Last November, Brookings published a report on artificial intelligence’s impact on the workplace that immediately raised eyebrows. Many readers, journalists, and even experts were perplexed by the report’s primary finding: that, for the most part, it is better-paid, better-educated white-collar workers who are most exposed to AI’s potential economic disruption.
This conclusion—by authors Mark Muro, Robert Maxim, and Jacob Whiton—seemed to fly in the face of the popular understanding of technology’s future effects on workers. For years, we’ve been hearing about how these advancements will force mainly blue-collar, lower-income workers out of jobs, as robotics and technology slowly consume those industries.
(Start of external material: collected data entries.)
diff --git a/lantern_amd/csrc/index.hpp b/lantern_amd/csrc/index.hpp
--- a/lantern_amd/csrc/index.hpp
+++ b/lantern_amd/csrc/index.hpp
@@ -237,6 +237,7 @@
     uint32_t  chunks = 0, M = 0, M0 = 0, ef_default = 0, pqd_inv = 0, pq_S16 = 0;
     int       mcode = 0, num_cus = 0, search_vis_slots = -1, search_max_wg = 0;
     bool      pq_compact = false, phase_profile = false, spec_profile = false;
+    bool      screen = false;
     size_t    n = 0, nq = 0, k = 0, ef = 0, skip = 0;
     int       waves = 0;
     bool      each = false;
@@ -250,6 +251,7 @@
     int         spec = 0, waves = 0, grid = 0, wide_rows = 0, lds_list = 0;
     uint32_t    expansion = 0, vis_slots = 0, spec_prefetch = 0, spec_cache = 0;
     size_t      lds = 0;
+    uint32_t    screen_lds = 0;
     bool        took_spec = false;
     const char *refusal = nullptr;
 };
diff --git a/lantern_amd/csrc/screen_probe_kernel.hip b/lantern_amd/csrc/screen_probe_kernel.hip
--- a/lantern_amd/csrc/screen_probe_kernel.hip
+++ b/lantern_amd/csrc/screen_probe_kernel.hip
@@ -25,6 +25,7 @@
     }
     frame_stage<METRIC, G>(tid, T, s, query, 0, v.chunks);
     const float qn2 = __int_as_float(s.scal[ S_QN2 ]);
+    screen_stage_query<METRIC>(tid, s, v.chunks, qn2);
     (void)hop_distances_screened<METRIC, G, 2>(v, s, (int)n, make_key(radius, 0u), qn2);
     for(uint32_t i = tid; i < n; i += T) out[ i ] = s.newkeys[ i ] == ~0ull ? 1 : 0;
 }
@@ -34,7 +35,7 @@
 {
     if(n == 0) return hipSuccess;
     if(n > kProbeSlots || (threads != 256 && threads != 512) || !v.screen || !v.screen_meta || !screen_rows_for(v.chunks)) return hipErrorInvalidValue;
-    const size_t lds = walk_lds_bytes(v.chunks, kProbeSlots, kProbeSlots);
+    const size_t lds = walk_lds_bytes(v.chunks, kProbeSlots, kProbeSlots) + screen_query_lds_bytes(v.chunks);
     if(metric == M_L2SQ) hipLaunchKernelGGL(k_screen_probe<M_L2SQ>, dim3(1), dim3(threads), lds, stream, v, query, slots, n, radius, out);
     else if(metric == M_COS) hipLaunchKernelGGL(k_screen_probe<M_COS>, dim3(1), dim3(threads), lds, stream, v, query, slots, n, radius, out);
     else return hipErrorInvalidValue;
diff --git a/lantern_amd/csrc/search_kernel.hpp b/lantern_amd/csrc/search_kernel.hpp
--- a/lantern_amd/csrc/search_kernel.hpp
+++ b/lantern_amd/csrc/search_kernel.hpp
@@ -97,6 +97,9 @@
             uint32_t *const bitmap = frame_bind<SearchArgs>(ka, s, bm_words);
             const int       ef = EACH ? (int)each.ef : (int)LGPU_SEARCH_ARG(ka, ef);
             frame_stage<METRIC, G>(tid, T, s, LGPU_FRAME_ARG(ka, SearchArgs, queries), q, v.chunks);
+            if constexpr(SCREEN) {
+                if(LGPU_VIEW_ARG(ka, SearchArgs, screen)) screen_stage_query<METRIC>(tid, s, v.chunks, __int_as_float(s.scal[ S_QN2 ]));
+            }
             if constexpr(PROF) {
                 t_q = (unsigned long long)clock64();
                 s.touched = LGPU_SEARCH_ARG(ka, touched);
diff --git a/lantern_amd/csrc/search_launch.hpp b/lantern_amd/csrc/search_launch.hpp
--- a/lantern_amd/csrc/search_launch.hpp
+++ b/lantern_amd/csrc/search_launch.hpp
@@ -19,7 +19,7 @@
 template <bool EACH> static hipError_t launch_search_classic(int metric, const SearchArgs &a, int waves, int grid, hipStream_t stream)
 {
     if(EACH && a.phase_cycles) return hipErrorInvalidValue;
-    const size_t lds = search_lds_bytes(a.view.chunks, a.ef, a.view.M0, a.frame.vis_slots);
+    const size_t lds = search_lds_bytes(a.view.chunks, a.ef, a.view.M0, a.frame.vis_slots) + (a.view.screen ? screen_query_lds_bytes(a.view.chunks) : 0);
     const int    kpl = a.lds_list ? 0 : a.ef <= 64 ? 1 : a.ef <= 128 ? 2 : 0;
     const int    G_ = group_lanes_for(a.view.chunks);
     if(a.wide_rows && !a.phase_cycles && G_ == 64) {
diff --git a/lantern_amd/csrc/search_plan.cpp b/lantern_amd/csrc/search_plan.cpp
--- a/lantern_amd/csrc/search_plan.cpp
+++ b/lantern_amd/csrc/search_plan.cpp
@@ -29,6 +29,7 @@
     in.pq_compact = ix->pq_compact; in.pqd_inv = ix->pqd_inv; in.pq_S16 = ix->pq_S16;
     in.search_vis_slots = ix->search_vis_slots; in.search_max_wg = ix->search_max_wg;
     in.phase_profile = ix->phase_profile; in.spec_profile = ix->spec_profile;
+    in.screen = ix->d_screen && ix->d_screen_meta;
     in.nq = nq; in.k = k; in.ef = ef; in.skip = skip; in.waves = waves;
     in.env = search_env();
     return in;
@@ -119,13 +120,17 @@
     const uint32_t spec_cache = !spec_prefetch ? 0u : spec >= 2 ? 128u : 64u;
     const size_t   spec_lds = spec ? search_spec_lds_bytes(in.M0, spec_prefetch, spec_cache, spec == 3) : 0;
     const size_t lds_budget = spec >= 2 ? 96 * 1024 : spec == 1 ? 39 * 1024 : 26 * 1024;
+    const bool   screened = in.screen && spec == 0 && !pqd && screen_rows_for(in.chunks) && (in.mcode == M_L2SQ || in.mcode == M_COS) &&
+                          !(in.phase_profile && !in.each) && !env.lds_list && expansion <= 128;
+    const size_t screen_lds = screened ? screen_query_lds_bytes(in.chunks) : 0;
     uint32_t vis_slots = 1024;
     while(vis_slots < 8192 && vis_slots / 4 * 3 < expansion * in.M0 * 2) vis_slots <<= 1;
     if(in.search_vis_slots >= 0) vis_slots = (uint32_t)in.search_vis_slots / 4 * 4;
-    while(vis_slots && search_lds_bytes(in.chunks, (uint32_t)expansion, in.M0, vis_slots) + spec_lds > lds_budget)
+    while(vis_slots && search_lds_bytes(in.chunks, (uint32_t)expansion, in.M0, vis_slots) + spec_lds + screen_lds > lds_budget)
         vis_slots = vis_slots > 256 ? vis_slots - 256 : 0;
     if(vis_slots && vis_slots < 4 * in.M0) vis_slots = 0;
-    p.lds = search_lds_bytes(in.chunks, (uint32_t)expansion, in.M0, vis_slots) + spec_lds;
+    p.lds = search_lds_bytes(in.chunks, (uint32_t)expansion, in.M0, vis_slots) + spec_lds + screen_lds;
+    p.screen_lds = (uint32_t)screen_lds;
     if(p.lds > 160 * 1024) { p.refusal = "lantern_gpu: ef/k exceed the 160 KiB LDS budget of the search kernel"; return p; }
     p.path = pqd ? kSearchPqd : spec == 0 ? kSearchClassic : spec == 1 ? kSearchSpec1 : spec == 2 ? kSearchSpec2 : kSearchTwin;
     p.spec = spec, p.took_spec = spec != 0;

In an article about the November report, The Mercury News outlined this discrepancy: “The study released Wednesday by the Brookings Institution seems to contradict findings from previous studies—including Brookings’ own—that showed lower-skilled workers will be most affected by robots and automation, which can involve AI.”
One of the “previous studies” that article refers to is likely Brookings’s January 2019 report (also written by Muro, Maxim, and Whiton) titled “Automation and Artificial Intelligence: How machines are affecting people and places.” And indeed, in apparent contradiction of the AI report, the earlier study states, “The impacts of automation in the coming decades will be variable across occupations, and will be visible especially among lower-wage, lower-education roles in occupations characterized by rote work.”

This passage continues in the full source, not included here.